▼▼▼

diff --git a/gl-fusion_amd/csrc/norm.hip b/gl-fusion_amd/csrc/norm.hip
--- a/gl-fusion_amd/csrc/norm.hip
+++ b/gl-fusion_amd/csrc/norm.hip
@@ -340,7 +340,7 @@
     }
 }
 
-__global__ __launch_bounds__(256) void sum_finalize(const double* __restrict__ partial, int slices, int c, float* out_a, float* out_b) {
+__device__ __forceinline__ void sum_finalize_body(const double* __restrict__ partial, int slices, int c, float* out_a, float* out_b) {
     __shared__ double sh[512];
     const int cx = threadIdx.x % FIN_CH, lane = threadIdx.x / FIN_CH;
     const int ch = blockIdx.x * FIN_CH + cx;
@@ -350,11 +350,14 @@
     if (out_a) out_a[ch] = (float)s;
     if (out_b) out_b[ch] = (float)q;
 }
-
-__global__ __launch_bounds__(256) void bnbwd_finalize(const double* __restrict__ partial, const float* __restrict__ pmax, int slices, int c,
-                                                      const float* __restrict__ gamma, const float* __restrict__ invstd, float inv_n,
-                                                      int training, float* out_a, float* out_b, float* __restrict__ bound,
-                                                      float* __restrict__ keep) {
+__global__ __launch_bounds__(256) void sum_finalize(const double* __restrict__ partial, int slices, int c, float* out_a, float* out_b) {
+    sum_finalize_body(partial, slices, c, out_a, out_b);
+}
+
+__device__ __forceinline__ void bnbwd_finalize_body(const double* __restrict__ partial, const float* __restrict__ pmax, int slices, int c,
+                                                    const float* __restrict__ gamma, const float* __restrict__ invstd, float inv_n,
+                                                    int training, float* out_a, float* out_b, float* __restrict__ bound,
+                                                    float* __restrict__ keep) {
     __shared__ double sh[512];
     __shared__ float shm[512];
     const int cx = threadIdx.x % FIN_CH, lane = threadIdx.x / FIN_CH;
@@ -386,7 +389,20 @@
     if (keep) { keep[ch] = (float)s; keep[c + ch] = (float)q; }
     const float k = fabsf(gamma[ch] * invstd[ch]);
     const float b = 1.0001f * k * (training ? mg + inv_n * (fabsf((float)s) + mx * fabsf((float)q)) : mg);
-    if (b > 0.f && b < 3.0e38f) atomicMax(reinterpret_cast<unsigned*>(bound), __float_as_uint(b));
+    if (bound && b > 0.f && b < 3.0e38f) atomicMax(reinterpret_cast<unsigned*>(bound), __float_as_uint(b));
+}
+__global__ __launch_bounds__(256) void bnbwd_finalize(const double* __restrict__ partial, const float* __restrict__ pmax, int slices, int c,
+                                                      const float* __restrict__ gamma, const float* __restrict__ invstd, float inv_n,
+                                                      int training, float* out_a, float* out_b, float* __restrict__ bound,
+                                                      float* __restrict__ keep) {
+    bnbwd_finalize_body(partial, pmax, slices, c, gamma, invstd, inv_n, training, out_a, out_b, bound, keep);
+}
+__global__ __launch_bounds__(256) void tail_bwd_finalize(const double* __restrict__ partial, const float* __restrict__ pmax, int slices, int c,
+                                                         const float* __restrict__ gamma, const float* __restrict__ invstd, float inv_n,
+                                                         int training, float* dln_g, float* dln_b, float* dbn_b, float* dbn_g,
+                                                         float* __restrict__ bound, float* __restrict__ keep) {
+    if (blockIdx.y == 0) sum_finalize_body(partial, slices, c, dln_g, dln_b);
+    else bnbwd_finalize_body(partial + (size_t)2 * slices * c, pmax, slices, c, gamma, invstd, inv_n, training, dbn_b, dbn_g, bound, keep);
 }
 
 __global__ void bn_replay_kernel(const float* __restrict__ mean, const float* __restrict__ invstd, int rows, float eps, float momentum,
@@ -779,6 +795,168 @@
     }
 }
 
+__device__ __forceinline__ float rounded(float p) { asm volatile("" : "+v"(p)); return p; }
+constexpr int TA_R = 3;
+constexpr int TA_FLUSH = 15;
+constexpr int TA_MAX_SLICES = 512;
+
+inline int tail_slices(int rows) {
+    int s = (rows + 4 * TA_R - 1) / (4 * TA_R);
+    int cap = 2 * num_cus();
+    if (cap > TA_MAX_SLICES) cap = TA_MAX_SLICES;
+    return s < 1 ? 1 : (s > cap ? cap : s);
+}
+
+__global__ __launch_bounds__(256, 2) void bn_res_ln_bwd_sums_kernel(const float* __restrict__ dz, const float* __restrict__ w,
+                                                                    const float* __restrict__ x, Coef bn, const float* __restrict__ ln_g,
+                                                                    const float* __restrict__ row_mean, const float* __restrict__ row_rstd,
+                                                                    float* __restrict__ du, int rows, int c, int slices,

▲▲▲

* Required work
Repeat the data above. Change nothing.

* Exercise solution
diff --git a/gl-fusion_amd/csrc/norm.hip b/gl-fusion_amd/csrc/norm.hip
--- a/gl-fusion_amd/csrc/norm.hip
+++ b/gl-fusion_amd/csrc/norm.hip
@@ -340,7 +340,7 @@
     }
 }
 
-__global__ __launch_bounds__(256) void sum_finalize(const double* __restrict__ partial, int slices, int c, float* out_a, float* out_b) {
+__device__ __forceinline__ void sum_finalize_body(const double* __restrict__ partial, int slices, int c, float* out_a, float* out_b) {
     __shared__ double sh[512];
     const int cx = threadIdx.x % FIN_CH, lane = threadIdx.x / FIN_CH;
     const int ch = blockIdx.x * FIN_CH + cx;
@@ -350,11 +350,14 @@
     if (out_a) out_a[ch] = (float)s;
     if (out_b) out_b[ch] = (float)q;
 }
-
-__global__ __launch_bounds__(256) void bnbwd_finalize(const double* __restrict__ partial, const float* __restrict__ pmax, int slices, int c,
-                                                      const float* __restrict__ gamma, const float* __restrict__ invstd, float inv_n,
-                                                      int training, float* out_a, float* out_b, float* __restrict__ bound,
-                                                      float* __restrict__ keep) {
+__global__ __launch_bounds__(256) void sum_finalize(const double* __restrict__ partial, int slices, int c, float* out_a, float* out_b) {
+    sum_finalize_body(partial, slices, c, out_a, out_b);
+}
+
+__device__ __forceinline__ void bnbwd_finalize_body(const double* __restrict__ partial, const float* __restrict__ pmax, int slices, int c,
+                                                    const float* __restrict__ gamma, const float* __restrict__ invstd, float inv_n,
+                                                    int training, float* out_a, float* out_b, float* __restrict__ bound,
+                                                    float* __restrict__ keep) {
     __shared__ double sh[512];
     __shared__ float shm[512];
     const int cx = threadIdx.x % FIN_CH, lane = threadIdx.x / FIN_CH;
@@ -386,7 +389,20 @@
     if (keep) { keep[ch] = (float)s; keep[c + ch] = (float)q; }
     const float k = fabsf(gamma[ch] * invstd[ch]);
     const float b = 1.0001f * k * (training ? mg + inv_n * (fabsf((float)s) + mx * fabsf((float)q)) : mg);
-    if (b > 0.f && b < 3.0e38f) atomicMax(reinterpret_cast<unsigned*>(bound), __float_as_uint(b));
+    if (bound && b > 0.f && b < 3.0e38f) atomicMax(reinterpret_cast<unsigned*>(bound), __float_as_uint(b));
+}
+__global__ __launch_bounds__(256) void bnbwd_finalize(const double* __restrict__ partial, const float* __restrict__ pmax, int slices, int c,
+                                                      const float* __restrict__ gamma, const float* __restrict__ invstd, float inv_n,
+                                                      int training, float* out_a, float* out_b, float* __restrict__ bound,
+                                                      float* __restrict__ keep) {
+    bnbwd_finalize_body(partial, pmax, slices, c, gamma, invstd, inv_n, training, out_a, out_b, bound, keep);
+}
+__global__ __launch_bounds__(256) void tail_bwd_finalize(const double* __restrict__ partial, const float* __restrict__ pmax, int slices, int c,
+                                                         const float* __restrict__ gamma, const float* __restrict__ invstd, float inv_n,
+                                                         int training, float* dln_g, float* dln_b, float* dbn_b, float* dbn_g,
+                                                         float* __restrict__ bound, float* __restrict__ keep) {
+    if (blockIdx.y == 0) sum_finalize_body(partial, slices, c, dln_g, dln_b);
+    else bnbwd_finalize_body(partial + (size_t)2 * slices * c, pmax, slices, c, gamma, invstd, inv_n, training, dbn_b, dbn_g, bound, keep);
 }
 
 __global__ void bn_replay_kernel(const float* __restrict__ mean, const float* __restrict__ invstd, int rows, float eps, float momentum,
@@ -779,6 +795,168 @@
     }
 }
 
+__device__ __forceinline__ float rounded(float p) { asm volatile("" : "+v"(p)); return p; }
+constexpr int TA_R = 3;
+constexpr int TA_FLUSH = 15;
+constexpr int TA_MAX_SLICES = 512;
+
+inline int tail_slices(int rows) {
+    int s = (rows + 4 * TA_R - 1) / (4 * TA_R);
+    int cap = 2 * num_cus();
+    if (cap > TA_MAX_SLICES) cap = TA_MAX_SLICES;
+    return s < 1 ? 1 : (s > cap ? cap : s);
+}
+
+__global__ __launch_bounds__(256, 2) void bn_res_ln_bwd_sums_kernel(const float* __restrict__ dz, const float* __restrict__ w,
+                                                                    const float* __restrict__ x, Coef bn, const float* __restrict__ ln_g,
+                                                                    const float* __restrict__ row_mean, const float* __restrict__ row_rstd,
+                                                                    float* __restrict__ du, int rows, int c, int slices,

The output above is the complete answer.